ACTIVITY
Count the lines in the records below that contain the word "PBUFB", and reply with only that number.
────────
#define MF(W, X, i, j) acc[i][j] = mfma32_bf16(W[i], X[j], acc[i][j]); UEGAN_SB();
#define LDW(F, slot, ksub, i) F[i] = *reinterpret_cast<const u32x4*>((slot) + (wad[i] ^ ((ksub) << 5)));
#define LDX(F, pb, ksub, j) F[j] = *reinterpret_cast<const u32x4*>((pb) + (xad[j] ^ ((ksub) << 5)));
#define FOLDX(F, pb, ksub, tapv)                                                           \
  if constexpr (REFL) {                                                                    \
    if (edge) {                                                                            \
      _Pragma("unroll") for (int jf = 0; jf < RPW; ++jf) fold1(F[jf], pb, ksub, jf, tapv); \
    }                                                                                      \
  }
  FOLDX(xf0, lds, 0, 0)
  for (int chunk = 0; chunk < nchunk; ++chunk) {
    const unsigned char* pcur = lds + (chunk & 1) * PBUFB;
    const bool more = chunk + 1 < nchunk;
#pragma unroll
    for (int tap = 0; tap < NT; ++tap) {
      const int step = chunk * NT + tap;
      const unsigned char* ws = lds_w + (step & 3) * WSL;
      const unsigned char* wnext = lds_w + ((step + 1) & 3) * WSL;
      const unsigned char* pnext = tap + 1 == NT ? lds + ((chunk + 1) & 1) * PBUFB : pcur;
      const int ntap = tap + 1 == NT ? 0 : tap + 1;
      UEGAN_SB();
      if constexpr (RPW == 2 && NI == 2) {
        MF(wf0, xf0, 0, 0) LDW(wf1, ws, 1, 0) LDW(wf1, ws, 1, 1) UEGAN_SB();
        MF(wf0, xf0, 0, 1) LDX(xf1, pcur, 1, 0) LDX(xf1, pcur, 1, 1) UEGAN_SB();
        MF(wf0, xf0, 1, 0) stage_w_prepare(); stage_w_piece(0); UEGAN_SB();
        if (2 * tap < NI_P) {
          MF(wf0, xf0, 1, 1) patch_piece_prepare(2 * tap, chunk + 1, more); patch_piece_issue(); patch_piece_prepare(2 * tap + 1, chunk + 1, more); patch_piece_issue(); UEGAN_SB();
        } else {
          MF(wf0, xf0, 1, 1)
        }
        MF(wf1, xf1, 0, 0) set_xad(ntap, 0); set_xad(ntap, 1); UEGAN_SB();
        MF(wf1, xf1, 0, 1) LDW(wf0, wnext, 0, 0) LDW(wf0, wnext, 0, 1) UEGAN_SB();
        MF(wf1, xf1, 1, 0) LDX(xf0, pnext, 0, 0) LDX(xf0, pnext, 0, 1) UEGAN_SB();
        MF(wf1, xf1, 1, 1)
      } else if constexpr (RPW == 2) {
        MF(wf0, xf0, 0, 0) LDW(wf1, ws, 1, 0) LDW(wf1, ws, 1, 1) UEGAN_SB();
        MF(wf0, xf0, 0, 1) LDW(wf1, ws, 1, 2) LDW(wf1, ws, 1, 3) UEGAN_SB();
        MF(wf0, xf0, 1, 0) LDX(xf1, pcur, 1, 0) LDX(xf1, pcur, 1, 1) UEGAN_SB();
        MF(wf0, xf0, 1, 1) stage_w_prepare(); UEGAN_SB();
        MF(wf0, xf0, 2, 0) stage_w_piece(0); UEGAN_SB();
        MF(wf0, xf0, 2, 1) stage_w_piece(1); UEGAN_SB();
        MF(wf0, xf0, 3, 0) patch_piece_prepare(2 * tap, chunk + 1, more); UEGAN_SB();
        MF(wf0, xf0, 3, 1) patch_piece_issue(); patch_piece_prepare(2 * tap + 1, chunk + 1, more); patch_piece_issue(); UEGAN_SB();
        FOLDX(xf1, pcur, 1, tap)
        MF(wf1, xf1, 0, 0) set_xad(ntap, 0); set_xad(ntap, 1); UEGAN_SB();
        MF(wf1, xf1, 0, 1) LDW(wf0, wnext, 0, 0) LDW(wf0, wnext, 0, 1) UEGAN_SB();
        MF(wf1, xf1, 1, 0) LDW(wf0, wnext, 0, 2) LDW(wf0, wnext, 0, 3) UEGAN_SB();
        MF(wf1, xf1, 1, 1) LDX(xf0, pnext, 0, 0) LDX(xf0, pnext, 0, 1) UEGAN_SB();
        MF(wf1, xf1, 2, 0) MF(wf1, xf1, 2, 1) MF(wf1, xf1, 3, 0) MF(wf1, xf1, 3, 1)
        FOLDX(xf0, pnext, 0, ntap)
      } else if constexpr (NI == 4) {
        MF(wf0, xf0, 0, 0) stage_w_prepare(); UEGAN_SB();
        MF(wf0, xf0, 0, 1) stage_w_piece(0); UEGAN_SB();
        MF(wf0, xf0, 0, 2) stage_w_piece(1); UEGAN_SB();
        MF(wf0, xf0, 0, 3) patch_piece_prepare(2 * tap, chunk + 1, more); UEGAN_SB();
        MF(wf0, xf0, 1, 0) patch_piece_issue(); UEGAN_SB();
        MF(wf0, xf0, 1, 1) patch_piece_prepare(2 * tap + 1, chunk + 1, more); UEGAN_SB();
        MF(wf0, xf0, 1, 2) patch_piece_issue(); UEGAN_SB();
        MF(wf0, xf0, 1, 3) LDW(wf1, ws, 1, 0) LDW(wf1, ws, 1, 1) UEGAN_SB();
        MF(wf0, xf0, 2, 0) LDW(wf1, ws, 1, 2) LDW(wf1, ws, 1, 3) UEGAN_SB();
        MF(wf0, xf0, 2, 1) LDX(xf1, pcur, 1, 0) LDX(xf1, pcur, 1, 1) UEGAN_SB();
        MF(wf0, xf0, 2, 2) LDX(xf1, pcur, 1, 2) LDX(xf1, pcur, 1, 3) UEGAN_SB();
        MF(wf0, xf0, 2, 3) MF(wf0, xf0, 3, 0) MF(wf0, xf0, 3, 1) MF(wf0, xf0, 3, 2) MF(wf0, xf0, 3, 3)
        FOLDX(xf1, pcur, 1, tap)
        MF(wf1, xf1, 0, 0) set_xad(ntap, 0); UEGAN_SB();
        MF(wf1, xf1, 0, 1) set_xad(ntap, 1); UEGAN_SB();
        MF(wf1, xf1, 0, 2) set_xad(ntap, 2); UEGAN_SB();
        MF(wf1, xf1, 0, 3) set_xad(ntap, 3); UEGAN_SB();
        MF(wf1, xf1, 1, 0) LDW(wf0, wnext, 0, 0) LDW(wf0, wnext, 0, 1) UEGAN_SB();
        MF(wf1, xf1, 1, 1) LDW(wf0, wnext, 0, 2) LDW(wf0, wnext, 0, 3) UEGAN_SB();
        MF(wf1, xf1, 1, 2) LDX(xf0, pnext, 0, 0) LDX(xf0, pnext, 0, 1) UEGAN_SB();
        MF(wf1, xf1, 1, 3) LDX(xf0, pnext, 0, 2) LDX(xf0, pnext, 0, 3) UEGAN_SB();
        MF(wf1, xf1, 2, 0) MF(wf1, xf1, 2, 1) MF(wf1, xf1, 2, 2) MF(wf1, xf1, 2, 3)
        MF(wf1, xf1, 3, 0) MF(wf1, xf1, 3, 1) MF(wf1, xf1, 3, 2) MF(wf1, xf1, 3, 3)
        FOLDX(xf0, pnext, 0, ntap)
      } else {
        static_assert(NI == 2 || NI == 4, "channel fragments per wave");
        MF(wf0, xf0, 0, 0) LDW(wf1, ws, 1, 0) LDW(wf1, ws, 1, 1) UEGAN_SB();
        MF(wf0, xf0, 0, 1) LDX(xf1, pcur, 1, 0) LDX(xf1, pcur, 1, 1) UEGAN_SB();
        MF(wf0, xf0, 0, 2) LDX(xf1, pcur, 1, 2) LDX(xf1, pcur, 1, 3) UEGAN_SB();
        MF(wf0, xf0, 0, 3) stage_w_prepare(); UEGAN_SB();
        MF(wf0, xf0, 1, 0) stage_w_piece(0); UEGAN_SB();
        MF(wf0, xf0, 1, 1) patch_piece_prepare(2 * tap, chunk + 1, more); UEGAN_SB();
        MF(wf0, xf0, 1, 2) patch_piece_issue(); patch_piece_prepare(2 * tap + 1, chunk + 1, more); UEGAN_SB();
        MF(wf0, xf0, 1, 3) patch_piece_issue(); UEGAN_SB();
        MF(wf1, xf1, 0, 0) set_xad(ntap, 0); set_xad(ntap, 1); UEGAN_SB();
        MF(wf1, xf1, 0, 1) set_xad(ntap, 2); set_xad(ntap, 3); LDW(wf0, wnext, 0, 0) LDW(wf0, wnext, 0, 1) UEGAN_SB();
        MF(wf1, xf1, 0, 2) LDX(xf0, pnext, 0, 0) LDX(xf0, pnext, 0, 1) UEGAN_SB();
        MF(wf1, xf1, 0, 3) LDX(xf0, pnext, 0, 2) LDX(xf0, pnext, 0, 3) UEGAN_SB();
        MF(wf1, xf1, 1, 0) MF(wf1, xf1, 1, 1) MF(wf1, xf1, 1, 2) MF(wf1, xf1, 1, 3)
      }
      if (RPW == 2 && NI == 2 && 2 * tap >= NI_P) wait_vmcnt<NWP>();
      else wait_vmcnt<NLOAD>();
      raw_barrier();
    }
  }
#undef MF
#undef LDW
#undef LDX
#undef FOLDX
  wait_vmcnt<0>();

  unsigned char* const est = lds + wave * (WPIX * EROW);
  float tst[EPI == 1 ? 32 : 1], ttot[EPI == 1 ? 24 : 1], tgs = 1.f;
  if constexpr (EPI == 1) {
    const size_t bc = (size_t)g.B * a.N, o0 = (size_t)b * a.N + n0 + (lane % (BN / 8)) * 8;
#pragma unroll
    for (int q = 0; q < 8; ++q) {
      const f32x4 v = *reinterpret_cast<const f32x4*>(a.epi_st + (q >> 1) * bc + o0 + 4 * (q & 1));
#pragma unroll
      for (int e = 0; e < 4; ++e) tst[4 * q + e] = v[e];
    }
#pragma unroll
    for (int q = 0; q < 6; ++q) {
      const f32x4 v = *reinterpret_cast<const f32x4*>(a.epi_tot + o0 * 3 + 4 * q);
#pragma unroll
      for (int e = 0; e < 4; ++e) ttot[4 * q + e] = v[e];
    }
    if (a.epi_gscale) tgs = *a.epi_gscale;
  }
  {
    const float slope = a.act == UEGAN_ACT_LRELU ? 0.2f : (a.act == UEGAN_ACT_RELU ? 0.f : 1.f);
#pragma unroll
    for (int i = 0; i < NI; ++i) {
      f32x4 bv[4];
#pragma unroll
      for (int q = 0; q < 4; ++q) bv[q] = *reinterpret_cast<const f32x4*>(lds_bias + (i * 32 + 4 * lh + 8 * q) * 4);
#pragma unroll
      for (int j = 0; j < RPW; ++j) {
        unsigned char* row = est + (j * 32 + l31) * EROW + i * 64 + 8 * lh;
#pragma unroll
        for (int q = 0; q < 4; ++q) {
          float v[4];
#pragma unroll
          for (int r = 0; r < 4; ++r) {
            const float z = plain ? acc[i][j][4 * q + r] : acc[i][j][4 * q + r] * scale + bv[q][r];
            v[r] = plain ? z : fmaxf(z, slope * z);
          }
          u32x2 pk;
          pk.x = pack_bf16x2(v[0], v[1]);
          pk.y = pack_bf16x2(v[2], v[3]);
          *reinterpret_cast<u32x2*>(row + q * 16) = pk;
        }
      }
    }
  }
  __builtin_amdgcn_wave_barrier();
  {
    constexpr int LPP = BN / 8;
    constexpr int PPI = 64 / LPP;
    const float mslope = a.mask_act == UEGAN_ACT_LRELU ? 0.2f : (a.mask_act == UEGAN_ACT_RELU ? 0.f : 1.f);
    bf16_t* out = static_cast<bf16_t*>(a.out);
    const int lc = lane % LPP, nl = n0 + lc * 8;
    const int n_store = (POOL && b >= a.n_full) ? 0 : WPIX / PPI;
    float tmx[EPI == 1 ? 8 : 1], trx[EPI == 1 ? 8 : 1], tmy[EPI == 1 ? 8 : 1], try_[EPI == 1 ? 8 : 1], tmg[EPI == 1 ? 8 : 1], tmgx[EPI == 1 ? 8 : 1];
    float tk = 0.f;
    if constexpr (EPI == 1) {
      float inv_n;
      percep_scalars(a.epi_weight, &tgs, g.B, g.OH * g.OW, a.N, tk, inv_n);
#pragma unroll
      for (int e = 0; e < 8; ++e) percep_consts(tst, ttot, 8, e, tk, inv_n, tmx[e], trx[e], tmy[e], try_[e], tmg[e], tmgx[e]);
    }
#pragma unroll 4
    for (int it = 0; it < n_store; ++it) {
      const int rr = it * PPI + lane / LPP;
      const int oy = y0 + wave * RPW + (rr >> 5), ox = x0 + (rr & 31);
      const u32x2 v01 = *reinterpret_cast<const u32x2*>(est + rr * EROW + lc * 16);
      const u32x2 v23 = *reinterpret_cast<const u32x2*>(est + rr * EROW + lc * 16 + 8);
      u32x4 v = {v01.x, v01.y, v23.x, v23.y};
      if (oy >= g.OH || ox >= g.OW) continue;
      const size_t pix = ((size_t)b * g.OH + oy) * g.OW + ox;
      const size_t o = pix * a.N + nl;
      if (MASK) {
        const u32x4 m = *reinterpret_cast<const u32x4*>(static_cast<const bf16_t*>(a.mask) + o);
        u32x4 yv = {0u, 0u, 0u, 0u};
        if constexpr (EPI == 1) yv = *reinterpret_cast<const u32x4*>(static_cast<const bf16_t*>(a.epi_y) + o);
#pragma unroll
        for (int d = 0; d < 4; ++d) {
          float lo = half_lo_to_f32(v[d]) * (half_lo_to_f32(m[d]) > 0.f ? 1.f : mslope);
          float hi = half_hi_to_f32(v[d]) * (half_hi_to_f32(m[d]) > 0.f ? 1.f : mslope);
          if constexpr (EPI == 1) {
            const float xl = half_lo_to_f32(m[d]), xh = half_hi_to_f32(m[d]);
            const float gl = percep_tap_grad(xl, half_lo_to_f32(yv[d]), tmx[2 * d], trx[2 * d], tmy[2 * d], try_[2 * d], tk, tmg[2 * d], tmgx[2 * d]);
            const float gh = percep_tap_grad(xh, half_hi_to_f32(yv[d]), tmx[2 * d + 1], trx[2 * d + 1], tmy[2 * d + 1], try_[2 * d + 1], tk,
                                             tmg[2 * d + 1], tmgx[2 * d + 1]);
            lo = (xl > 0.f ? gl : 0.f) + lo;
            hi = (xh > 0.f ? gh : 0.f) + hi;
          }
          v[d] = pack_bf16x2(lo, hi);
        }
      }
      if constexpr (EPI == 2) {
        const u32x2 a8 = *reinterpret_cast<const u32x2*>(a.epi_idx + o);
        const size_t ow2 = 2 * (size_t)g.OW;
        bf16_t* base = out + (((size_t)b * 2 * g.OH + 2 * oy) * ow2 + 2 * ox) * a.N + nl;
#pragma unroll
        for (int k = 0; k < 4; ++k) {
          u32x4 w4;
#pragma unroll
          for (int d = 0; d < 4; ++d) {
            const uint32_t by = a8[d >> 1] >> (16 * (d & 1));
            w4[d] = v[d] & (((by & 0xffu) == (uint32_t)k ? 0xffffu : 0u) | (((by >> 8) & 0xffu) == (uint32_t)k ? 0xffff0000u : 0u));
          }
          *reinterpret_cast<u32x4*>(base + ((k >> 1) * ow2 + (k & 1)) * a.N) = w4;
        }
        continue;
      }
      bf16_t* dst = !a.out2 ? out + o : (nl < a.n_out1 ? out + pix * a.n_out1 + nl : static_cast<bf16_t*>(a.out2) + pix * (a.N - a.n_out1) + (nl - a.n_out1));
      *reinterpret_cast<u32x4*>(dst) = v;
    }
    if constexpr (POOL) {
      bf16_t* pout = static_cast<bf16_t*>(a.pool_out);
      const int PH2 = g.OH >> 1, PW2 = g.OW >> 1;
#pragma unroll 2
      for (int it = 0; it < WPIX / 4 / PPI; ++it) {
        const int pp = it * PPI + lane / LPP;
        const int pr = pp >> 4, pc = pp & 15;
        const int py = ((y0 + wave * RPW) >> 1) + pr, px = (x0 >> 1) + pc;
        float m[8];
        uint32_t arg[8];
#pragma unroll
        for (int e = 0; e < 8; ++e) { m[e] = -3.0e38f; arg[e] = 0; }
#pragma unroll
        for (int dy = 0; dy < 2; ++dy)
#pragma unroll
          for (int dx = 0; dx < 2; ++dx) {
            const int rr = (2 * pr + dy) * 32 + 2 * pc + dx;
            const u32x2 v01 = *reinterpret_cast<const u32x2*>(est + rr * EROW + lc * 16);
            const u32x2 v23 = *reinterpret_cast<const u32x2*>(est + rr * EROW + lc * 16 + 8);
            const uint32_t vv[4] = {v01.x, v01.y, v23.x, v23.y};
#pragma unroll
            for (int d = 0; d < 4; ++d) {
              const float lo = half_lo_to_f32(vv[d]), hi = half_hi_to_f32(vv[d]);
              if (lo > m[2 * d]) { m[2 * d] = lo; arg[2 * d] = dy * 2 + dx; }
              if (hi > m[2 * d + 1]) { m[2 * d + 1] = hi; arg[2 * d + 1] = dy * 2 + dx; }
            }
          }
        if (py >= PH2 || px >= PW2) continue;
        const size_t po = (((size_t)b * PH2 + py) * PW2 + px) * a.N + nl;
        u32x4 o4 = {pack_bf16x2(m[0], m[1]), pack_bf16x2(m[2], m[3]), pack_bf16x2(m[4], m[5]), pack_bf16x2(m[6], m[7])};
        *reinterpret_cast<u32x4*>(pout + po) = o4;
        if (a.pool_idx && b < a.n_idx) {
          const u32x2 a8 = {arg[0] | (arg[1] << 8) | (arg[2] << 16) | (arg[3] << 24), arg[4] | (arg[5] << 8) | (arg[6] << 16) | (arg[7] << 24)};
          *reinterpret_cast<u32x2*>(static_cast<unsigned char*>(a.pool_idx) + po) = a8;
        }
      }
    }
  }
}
────────
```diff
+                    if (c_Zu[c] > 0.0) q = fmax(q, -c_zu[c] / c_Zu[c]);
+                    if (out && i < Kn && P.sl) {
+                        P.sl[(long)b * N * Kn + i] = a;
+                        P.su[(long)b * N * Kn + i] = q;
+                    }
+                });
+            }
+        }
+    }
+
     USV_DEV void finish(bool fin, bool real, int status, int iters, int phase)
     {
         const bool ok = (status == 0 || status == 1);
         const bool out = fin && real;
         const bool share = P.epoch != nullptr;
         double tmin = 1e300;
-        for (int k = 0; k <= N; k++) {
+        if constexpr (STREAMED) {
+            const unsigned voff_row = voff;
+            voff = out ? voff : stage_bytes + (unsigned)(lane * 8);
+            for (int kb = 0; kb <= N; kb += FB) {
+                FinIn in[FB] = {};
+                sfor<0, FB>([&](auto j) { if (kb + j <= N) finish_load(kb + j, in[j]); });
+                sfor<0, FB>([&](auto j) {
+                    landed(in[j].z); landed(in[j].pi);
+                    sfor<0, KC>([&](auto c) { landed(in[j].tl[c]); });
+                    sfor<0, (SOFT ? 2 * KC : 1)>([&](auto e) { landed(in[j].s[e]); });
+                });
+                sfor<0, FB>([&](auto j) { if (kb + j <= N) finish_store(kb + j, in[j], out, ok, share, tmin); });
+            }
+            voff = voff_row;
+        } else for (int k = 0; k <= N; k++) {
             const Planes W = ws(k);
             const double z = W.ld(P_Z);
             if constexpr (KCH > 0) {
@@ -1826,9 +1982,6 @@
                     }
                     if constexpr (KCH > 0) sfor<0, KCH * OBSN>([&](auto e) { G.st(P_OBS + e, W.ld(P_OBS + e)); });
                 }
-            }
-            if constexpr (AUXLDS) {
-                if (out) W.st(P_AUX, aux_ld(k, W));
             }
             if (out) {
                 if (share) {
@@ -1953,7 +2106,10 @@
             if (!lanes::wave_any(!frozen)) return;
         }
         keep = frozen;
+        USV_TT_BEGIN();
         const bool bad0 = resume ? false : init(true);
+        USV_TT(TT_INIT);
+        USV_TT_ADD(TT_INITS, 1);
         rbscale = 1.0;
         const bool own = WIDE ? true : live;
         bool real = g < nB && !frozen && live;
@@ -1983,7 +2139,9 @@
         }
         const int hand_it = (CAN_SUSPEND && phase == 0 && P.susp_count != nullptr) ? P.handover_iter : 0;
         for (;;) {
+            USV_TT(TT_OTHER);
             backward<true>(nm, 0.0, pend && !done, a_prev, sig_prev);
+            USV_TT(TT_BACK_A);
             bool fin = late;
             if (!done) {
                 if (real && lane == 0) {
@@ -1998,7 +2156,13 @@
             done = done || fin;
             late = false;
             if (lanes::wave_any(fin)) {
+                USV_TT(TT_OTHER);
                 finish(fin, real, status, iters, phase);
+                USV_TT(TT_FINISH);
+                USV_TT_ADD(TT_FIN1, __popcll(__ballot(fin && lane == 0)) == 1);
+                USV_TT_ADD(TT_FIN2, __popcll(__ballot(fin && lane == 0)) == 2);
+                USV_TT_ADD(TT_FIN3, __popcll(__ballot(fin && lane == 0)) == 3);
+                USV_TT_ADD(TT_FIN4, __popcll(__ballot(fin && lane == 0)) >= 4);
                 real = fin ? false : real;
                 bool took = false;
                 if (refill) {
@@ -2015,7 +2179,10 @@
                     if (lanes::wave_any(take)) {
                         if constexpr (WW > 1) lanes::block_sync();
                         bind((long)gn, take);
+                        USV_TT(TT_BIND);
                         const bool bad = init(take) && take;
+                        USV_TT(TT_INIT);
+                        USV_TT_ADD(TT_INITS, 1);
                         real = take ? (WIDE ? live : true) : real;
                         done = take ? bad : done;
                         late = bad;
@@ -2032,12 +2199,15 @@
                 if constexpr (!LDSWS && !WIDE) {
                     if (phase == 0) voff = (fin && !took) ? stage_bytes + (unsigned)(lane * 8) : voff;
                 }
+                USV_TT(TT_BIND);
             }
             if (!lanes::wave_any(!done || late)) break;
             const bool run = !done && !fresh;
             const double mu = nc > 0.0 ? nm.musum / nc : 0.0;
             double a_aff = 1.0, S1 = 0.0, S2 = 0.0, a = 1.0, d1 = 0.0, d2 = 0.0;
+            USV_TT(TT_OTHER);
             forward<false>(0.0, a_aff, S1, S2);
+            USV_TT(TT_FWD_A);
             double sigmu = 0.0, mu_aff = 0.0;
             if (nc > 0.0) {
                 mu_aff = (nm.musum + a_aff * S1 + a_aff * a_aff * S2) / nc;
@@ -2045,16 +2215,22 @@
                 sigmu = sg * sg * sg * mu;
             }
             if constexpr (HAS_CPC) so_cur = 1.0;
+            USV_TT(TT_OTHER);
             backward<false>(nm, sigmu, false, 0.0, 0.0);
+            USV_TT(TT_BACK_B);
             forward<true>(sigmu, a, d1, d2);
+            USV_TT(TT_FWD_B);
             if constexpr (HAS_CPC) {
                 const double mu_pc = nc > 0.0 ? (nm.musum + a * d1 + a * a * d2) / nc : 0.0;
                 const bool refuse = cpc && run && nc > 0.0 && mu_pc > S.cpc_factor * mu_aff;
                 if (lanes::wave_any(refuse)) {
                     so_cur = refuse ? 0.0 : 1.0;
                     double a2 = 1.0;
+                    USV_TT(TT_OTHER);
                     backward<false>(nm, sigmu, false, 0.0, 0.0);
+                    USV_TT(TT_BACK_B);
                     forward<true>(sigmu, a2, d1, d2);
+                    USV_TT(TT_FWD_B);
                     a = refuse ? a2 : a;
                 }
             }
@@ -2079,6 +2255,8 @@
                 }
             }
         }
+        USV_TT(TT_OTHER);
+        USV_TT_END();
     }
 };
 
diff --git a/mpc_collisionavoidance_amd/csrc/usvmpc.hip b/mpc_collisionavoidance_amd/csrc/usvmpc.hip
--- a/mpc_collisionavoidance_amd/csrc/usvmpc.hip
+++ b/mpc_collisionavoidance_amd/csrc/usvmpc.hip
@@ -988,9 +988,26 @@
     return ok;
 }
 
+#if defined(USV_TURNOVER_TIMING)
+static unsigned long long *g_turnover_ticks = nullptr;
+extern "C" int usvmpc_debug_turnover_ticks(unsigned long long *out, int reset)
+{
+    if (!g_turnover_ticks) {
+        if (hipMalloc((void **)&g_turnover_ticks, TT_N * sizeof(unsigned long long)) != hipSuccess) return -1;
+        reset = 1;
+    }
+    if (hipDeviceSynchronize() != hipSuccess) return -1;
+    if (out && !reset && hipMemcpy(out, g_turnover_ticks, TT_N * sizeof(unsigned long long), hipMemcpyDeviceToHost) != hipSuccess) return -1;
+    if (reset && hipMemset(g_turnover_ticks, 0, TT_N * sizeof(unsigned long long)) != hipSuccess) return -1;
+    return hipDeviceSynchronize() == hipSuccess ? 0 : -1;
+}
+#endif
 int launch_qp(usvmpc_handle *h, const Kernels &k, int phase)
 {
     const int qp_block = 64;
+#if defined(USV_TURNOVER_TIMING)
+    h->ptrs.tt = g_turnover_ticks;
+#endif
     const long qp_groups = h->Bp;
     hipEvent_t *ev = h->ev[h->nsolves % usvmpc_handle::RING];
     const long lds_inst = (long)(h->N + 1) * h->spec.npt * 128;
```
────────
SOLUTION
2